### Task item:
Please copy out every line of the listing below in which the word "optim" appears.

### Data in this exercise:
·····
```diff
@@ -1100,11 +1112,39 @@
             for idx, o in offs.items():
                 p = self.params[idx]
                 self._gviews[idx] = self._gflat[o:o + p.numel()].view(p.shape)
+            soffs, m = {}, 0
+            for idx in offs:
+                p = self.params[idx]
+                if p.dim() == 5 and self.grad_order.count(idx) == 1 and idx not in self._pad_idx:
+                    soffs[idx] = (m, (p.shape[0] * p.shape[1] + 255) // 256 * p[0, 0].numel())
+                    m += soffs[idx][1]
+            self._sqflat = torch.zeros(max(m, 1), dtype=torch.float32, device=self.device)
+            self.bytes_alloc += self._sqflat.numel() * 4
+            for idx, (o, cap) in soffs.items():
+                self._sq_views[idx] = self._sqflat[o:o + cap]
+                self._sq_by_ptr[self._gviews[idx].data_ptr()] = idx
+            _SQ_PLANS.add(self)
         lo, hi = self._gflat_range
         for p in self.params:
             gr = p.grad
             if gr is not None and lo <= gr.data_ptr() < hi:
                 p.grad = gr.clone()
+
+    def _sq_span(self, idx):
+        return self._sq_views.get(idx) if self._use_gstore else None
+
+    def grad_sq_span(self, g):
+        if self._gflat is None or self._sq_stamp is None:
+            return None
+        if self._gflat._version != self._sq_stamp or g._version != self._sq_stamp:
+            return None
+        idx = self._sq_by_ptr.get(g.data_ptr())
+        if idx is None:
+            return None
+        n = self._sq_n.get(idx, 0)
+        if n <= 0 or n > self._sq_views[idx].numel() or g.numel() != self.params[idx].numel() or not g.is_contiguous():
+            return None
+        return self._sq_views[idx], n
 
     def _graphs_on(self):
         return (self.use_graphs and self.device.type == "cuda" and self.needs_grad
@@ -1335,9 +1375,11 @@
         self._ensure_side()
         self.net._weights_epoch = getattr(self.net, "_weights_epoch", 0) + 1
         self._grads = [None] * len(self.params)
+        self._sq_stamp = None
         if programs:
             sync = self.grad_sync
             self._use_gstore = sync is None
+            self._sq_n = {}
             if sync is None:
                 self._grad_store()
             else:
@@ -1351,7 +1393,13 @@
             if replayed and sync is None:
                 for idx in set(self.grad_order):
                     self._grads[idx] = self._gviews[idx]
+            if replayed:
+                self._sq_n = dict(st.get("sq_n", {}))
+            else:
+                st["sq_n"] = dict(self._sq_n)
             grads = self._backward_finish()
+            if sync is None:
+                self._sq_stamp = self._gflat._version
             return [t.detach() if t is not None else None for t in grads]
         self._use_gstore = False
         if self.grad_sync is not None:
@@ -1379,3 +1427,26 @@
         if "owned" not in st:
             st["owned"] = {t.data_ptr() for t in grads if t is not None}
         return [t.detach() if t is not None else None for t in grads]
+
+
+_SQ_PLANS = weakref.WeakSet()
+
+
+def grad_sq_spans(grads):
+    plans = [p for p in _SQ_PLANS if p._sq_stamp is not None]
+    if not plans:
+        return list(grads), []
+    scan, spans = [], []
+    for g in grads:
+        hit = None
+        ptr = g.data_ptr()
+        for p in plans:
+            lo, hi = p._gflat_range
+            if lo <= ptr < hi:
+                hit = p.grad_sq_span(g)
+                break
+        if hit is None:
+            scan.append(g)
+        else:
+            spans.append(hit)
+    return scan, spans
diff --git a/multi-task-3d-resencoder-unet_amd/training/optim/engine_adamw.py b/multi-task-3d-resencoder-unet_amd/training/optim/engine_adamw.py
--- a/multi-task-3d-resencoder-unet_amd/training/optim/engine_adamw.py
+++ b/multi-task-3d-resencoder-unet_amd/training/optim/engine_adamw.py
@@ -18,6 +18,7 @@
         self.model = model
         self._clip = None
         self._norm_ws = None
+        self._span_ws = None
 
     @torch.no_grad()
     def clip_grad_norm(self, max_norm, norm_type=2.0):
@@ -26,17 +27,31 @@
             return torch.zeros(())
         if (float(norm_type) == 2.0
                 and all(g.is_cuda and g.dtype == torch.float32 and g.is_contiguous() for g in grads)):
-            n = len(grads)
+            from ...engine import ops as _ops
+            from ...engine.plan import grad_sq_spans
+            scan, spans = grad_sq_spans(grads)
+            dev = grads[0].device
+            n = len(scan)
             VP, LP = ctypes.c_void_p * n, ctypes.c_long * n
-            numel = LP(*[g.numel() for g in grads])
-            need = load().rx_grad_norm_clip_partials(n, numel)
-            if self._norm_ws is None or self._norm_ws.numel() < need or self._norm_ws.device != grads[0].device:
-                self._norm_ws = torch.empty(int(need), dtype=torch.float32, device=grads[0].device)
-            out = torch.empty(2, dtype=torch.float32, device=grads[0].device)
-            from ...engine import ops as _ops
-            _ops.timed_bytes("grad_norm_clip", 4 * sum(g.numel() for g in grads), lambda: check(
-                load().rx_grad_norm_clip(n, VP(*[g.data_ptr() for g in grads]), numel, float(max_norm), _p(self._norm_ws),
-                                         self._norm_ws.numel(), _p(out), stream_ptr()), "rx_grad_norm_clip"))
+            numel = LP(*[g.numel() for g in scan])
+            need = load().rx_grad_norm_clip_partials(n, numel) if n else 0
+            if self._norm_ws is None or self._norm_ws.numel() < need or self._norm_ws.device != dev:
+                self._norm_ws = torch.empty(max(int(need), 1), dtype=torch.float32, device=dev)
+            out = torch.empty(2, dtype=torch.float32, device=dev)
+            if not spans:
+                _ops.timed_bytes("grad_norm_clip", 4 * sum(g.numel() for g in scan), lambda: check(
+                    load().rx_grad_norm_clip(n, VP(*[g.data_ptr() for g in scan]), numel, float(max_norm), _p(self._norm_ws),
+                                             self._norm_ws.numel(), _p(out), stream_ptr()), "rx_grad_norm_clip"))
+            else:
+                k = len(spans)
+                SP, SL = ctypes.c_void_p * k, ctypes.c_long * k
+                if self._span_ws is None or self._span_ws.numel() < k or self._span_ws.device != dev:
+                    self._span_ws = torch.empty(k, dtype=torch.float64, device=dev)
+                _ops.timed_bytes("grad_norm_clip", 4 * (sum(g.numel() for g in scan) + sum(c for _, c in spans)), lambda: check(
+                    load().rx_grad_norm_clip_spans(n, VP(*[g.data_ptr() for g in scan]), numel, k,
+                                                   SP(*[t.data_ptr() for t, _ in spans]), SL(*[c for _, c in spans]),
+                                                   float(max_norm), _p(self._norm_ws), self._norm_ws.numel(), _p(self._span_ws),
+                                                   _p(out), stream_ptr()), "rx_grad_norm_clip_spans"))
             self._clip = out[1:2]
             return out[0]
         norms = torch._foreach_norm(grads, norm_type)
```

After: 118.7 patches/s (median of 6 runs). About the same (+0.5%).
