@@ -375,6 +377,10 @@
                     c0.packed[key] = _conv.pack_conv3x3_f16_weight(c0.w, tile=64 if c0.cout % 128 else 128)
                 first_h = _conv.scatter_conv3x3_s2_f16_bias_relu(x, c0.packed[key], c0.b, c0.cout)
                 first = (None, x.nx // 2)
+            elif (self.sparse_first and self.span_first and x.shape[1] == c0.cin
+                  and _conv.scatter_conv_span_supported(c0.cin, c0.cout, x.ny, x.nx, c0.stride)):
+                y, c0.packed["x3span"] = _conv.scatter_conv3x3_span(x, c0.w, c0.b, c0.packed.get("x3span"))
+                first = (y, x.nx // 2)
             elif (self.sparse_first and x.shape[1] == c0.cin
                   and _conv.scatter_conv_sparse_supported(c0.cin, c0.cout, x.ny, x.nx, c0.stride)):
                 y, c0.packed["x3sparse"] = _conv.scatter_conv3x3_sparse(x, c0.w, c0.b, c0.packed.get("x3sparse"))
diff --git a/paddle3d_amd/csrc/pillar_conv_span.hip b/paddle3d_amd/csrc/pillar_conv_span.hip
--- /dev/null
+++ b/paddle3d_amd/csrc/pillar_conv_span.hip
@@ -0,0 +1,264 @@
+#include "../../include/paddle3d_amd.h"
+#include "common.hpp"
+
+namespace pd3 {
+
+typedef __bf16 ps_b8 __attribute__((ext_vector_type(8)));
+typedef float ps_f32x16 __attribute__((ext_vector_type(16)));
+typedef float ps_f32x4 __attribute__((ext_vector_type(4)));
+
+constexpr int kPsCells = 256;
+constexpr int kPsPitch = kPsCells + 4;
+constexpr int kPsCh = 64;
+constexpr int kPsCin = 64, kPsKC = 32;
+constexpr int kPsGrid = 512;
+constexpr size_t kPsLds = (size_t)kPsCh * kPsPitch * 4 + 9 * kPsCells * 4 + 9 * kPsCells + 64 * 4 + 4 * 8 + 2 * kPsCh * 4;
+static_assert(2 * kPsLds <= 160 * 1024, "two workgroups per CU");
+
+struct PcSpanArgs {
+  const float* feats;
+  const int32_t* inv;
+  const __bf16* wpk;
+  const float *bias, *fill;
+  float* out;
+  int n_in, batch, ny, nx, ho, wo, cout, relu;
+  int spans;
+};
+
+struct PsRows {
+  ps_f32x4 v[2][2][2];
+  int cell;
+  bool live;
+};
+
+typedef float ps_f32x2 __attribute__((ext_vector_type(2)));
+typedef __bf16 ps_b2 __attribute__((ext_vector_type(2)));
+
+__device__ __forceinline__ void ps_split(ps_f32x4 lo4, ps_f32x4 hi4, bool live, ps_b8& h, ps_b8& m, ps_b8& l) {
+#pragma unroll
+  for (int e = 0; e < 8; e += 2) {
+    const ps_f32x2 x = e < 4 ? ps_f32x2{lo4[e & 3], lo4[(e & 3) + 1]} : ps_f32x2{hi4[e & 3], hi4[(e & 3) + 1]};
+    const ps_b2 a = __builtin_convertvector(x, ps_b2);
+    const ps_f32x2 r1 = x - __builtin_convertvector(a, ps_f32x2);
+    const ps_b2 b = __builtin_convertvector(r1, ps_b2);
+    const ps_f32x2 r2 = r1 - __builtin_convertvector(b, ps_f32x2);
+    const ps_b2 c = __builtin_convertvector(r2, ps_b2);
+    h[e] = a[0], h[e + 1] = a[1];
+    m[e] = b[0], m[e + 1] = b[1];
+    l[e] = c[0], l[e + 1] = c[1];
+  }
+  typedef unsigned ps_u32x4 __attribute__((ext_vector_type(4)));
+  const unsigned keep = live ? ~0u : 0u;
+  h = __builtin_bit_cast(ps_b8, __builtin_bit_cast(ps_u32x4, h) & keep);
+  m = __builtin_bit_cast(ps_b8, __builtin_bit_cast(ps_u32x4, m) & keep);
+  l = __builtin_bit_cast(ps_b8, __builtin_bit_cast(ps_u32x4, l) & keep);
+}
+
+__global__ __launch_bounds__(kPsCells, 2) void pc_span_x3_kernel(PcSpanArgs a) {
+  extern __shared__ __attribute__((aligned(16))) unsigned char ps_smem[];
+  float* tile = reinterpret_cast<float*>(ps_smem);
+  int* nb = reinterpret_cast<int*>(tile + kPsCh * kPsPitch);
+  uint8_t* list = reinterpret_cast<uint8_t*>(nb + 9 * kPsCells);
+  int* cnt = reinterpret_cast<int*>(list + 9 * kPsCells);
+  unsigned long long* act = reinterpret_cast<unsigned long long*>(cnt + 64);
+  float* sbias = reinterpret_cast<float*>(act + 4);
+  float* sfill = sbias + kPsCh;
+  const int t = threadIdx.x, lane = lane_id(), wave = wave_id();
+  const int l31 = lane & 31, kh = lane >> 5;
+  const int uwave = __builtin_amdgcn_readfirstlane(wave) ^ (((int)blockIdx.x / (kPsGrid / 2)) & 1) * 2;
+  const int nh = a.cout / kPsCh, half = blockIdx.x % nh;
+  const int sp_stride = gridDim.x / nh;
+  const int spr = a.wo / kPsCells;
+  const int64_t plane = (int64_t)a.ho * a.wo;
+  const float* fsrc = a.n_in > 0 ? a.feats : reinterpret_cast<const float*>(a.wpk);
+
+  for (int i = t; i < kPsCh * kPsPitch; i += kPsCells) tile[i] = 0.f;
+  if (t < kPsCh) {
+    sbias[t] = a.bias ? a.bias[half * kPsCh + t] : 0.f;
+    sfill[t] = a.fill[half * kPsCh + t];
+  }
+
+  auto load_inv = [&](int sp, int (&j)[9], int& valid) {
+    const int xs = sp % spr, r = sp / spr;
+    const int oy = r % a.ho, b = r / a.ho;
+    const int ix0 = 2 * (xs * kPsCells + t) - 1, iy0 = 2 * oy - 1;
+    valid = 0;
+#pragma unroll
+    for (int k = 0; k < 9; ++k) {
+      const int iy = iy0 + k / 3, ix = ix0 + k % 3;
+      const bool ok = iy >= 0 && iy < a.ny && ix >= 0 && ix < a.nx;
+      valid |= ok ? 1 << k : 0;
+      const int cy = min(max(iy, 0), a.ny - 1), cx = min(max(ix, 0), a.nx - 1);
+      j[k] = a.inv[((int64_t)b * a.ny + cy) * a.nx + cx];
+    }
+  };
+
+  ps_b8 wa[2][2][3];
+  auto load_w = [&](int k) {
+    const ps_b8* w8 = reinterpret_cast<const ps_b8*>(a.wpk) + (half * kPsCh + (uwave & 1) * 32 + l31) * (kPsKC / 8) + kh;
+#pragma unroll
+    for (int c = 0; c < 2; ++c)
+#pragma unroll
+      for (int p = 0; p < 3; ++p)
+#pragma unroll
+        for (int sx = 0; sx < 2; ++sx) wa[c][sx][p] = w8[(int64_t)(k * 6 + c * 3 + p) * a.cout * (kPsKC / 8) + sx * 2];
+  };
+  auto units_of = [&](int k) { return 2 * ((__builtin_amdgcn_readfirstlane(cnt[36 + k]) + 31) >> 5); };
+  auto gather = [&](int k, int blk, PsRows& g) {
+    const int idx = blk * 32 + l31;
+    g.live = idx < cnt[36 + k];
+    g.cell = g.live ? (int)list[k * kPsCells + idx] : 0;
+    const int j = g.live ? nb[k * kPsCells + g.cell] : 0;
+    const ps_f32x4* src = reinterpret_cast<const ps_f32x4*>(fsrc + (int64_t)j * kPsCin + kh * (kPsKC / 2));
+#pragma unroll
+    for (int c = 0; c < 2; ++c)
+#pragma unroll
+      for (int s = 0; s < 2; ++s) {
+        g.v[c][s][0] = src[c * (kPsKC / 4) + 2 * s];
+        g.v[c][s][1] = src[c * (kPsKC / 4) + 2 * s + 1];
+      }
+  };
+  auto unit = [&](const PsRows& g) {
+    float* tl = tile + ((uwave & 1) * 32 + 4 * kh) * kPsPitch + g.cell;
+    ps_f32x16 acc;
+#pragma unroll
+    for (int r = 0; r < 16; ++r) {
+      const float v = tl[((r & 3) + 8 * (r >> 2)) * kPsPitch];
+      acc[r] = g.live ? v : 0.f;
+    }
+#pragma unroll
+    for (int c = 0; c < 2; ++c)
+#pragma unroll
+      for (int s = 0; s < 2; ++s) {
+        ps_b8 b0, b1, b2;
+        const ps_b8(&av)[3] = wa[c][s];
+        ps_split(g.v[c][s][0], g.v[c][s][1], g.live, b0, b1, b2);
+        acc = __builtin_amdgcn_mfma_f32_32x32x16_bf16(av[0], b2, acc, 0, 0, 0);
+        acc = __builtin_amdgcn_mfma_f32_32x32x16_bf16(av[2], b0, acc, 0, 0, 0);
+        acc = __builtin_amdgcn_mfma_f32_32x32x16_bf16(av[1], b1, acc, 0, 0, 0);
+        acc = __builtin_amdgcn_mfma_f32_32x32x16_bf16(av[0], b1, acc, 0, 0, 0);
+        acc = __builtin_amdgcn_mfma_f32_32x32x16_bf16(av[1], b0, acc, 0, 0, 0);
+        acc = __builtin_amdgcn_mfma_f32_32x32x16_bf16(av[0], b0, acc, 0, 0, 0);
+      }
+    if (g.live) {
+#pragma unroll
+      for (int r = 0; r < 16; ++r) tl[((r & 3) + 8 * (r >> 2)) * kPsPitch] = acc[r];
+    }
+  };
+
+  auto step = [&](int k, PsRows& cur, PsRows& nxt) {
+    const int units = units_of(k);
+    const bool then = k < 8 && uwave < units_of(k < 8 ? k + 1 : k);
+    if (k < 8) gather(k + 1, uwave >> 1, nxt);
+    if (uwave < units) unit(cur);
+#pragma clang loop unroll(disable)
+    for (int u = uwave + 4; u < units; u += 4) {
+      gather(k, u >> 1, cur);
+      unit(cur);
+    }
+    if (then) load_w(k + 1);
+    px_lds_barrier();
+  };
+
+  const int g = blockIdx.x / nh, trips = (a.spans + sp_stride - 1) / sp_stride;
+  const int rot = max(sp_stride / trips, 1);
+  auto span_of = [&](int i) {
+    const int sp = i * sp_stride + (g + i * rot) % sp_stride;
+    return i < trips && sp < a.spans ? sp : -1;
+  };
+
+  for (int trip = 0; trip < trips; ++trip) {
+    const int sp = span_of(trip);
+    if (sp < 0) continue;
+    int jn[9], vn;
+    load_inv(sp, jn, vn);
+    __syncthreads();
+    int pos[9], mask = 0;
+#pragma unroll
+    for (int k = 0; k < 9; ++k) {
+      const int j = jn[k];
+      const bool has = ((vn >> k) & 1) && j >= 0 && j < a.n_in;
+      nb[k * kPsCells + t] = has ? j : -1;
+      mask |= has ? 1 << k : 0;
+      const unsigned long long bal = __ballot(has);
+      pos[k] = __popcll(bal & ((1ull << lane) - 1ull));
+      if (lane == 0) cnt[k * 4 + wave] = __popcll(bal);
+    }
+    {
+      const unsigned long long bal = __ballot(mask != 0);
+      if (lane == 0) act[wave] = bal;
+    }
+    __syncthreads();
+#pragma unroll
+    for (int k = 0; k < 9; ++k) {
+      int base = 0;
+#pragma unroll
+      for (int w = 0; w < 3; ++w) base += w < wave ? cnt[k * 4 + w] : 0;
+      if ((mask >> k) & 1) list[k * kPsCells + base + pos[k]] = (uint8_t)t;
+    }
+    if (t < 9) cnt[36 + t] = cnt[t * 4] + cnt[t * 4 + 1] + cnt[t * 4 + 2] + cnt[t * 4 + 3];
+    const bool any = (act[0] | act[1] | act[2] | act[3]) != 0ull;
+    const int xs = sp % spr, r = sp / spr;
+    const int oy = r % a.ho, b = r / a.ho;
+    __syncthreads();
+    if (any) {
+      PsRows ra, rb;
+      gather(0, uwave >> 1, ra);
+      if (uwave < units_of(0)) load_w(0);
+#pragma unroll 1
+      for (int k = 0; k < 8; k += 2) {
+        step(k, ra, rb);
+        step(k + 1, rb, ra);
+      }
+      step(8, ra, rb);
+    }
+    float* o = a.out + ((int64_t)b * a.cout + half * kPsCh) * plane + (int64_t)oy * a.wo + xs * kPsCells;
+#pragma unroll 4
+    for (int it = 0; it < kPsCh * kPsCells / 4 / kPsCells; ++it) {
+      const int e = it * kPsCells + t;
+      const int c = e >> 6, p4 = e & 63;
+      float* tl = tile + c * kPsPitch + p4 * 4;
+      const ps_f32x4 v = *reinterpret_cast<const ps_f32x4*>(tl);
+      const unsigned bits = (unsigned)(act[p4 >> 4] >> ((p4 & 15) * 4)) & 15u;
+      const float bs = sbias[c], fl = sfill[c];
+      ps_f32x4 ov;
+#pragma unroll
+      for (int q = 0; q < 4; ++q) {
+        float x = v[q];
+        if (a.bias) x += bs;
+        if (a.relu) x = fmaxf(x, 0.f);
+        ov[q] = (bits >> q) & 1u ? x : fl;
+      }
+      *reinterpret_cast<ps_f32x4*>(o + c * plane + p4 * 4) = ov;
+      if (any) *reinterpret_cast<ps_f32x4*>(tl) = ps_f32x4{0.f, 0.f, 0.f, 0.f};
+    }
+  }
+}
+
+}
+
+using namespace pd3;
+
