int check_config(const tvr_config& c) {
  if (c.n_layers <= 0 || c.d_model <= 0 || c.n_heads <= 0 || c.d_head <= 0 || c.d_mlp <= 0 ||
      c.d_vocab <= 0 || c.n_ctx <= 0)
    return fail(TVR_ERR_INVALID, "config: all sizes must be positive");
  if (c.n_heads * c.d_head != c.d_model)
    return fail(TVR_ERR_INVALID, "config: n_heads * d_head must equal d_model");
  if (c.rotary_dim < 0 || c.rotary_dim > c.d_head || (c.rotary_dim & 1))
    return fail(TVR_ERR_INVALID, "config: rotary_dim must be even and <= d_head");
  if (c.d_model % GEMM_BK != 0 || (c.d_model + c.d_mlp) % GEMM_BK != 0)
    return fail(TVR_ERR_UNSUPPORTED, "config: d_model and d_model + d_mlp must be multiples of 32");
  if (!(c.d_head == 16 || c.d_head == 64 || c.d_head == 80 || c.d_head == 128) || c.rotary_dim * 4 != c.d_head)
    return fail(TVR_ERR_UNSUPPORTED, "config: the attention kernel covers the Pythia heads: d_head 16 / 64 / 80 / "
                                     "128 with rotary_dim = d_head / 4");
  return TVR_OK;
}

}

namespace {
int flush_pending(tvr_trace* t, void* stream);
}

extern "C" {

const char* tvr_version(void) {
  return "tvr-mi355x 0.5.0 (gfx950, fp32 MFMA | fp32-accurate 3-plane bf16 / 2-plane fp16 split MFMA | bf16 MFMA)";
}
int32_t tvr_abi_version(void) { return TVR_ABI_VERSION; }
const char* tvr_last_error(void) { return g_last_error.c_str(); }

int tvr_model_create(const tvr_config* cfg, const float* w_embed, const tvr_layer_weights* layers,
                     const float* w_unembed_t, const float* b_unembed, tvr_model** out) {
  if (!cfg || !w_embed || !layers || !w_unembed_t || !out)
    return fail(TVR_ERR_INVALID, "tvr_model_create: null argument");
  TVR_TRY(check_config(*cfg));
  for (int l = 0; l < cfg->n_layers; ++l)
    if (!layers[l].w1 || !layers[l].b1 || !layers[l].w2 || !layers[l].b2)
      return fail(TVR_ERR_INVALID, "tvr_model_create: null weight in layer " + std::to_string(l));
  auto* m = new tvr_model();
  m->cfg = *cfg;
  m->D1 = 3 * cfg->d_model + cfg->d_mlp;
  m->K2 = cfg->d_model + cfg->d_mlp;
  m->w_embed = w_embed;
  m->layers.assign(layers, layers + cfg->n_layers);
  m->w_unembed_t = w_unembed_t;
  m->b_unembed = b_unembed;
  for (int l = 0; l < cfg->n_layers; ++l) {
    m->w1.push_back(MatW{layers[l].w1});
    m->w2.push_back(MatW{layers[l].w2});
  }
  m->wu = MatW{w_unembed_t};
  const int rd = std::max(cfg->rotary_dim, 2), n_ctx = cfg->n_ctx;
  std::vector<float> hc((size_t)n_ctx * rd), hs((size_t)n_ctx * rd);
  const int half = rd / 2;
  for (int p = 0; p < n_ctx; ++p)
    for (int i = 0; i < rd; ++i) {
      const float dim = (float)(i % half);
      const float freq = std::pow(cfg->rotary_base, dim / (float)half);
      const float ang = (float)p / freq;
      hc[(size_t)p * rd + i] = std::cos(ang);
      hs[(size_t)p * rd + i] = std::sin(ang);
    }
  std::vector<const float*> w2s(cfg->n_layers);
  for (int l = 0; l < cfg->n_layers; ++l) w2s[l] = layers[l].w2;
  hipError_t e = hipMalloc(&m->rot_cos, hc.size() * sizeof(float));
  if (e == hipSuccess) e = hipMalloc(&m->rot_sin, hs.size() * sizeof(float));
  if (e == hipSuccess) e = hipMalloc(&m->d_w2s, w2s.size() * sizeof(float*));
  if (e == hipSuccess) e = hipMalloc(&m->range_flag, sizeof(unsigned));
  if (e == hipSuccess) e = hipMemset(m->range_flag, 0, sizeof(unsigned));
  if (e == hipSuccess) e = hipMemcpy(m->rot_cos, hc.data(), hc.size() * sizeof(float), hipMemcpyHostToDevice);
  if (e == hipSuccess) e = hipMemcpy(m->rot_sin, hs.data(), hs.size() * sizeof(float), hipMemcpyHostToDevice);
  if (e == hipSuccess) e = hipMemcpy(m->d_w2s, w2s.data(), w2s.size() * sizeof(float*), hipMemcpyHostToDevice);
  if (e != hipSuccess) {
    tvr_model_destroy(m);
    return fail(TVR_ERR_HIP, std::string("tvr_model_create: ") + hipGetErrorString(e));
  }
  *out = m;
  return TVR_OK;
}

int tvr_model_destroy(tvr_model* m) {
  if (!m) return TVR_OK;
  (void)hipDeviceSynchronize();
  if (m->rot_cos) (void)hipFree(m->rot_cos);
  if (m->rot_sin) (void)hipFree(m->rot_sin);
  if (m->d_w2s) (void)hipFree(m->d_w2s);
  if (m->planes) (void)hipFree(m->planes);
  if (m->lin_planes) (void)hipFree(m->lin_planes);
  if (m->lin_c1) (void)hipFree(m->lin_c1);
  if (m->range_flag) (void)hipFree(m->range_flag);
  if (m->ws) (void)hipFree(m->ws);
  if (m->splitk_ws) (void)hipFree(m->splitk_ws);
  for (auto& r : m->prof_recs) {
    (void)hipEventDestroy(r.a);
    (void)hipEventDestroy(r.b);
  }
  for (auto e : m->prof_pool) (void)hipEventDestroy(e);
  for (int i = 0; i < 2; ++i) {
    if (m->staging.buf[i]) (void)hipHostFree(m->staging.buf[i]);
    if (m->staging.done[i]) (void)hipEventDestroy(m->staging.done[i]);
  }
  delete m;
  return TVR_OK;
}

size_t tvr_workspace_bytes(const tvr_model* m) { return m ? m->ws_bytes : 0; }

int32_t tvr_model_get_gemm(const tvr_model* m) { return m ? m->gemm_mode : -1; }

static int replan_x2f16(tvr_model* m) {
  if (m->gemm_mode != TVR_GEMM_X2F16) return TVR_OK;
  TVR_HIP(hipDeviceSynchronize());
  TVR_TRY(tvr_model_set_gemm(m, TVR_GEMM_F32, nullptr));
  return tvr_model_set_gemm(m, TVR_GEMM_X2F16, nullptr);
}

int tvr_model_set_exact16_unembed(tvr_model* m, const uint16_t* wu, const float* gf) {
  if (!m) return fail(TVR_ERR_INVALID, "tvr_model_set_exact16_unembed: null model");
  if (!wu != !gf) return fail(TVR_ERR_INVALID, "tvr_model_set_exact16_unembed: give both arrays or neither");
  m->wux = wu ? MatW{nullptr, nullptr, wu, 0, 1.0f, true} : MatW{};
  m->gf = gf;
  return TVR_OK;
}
·····
### Response to this task:
diff --git a/multi-task-3d-resencoder-unet_amd/training/optim/engine_adamw.py b/multi-task-3d-resencoder-unet_amd/training/optim/engine_adamw.py
--- a/multi-task-3d-resencoder-unet_amd/training/optim/engine_adamw.py
+++ b/multi-task-3d-resencoder-unet_amd/training/optim/engine_adamw.py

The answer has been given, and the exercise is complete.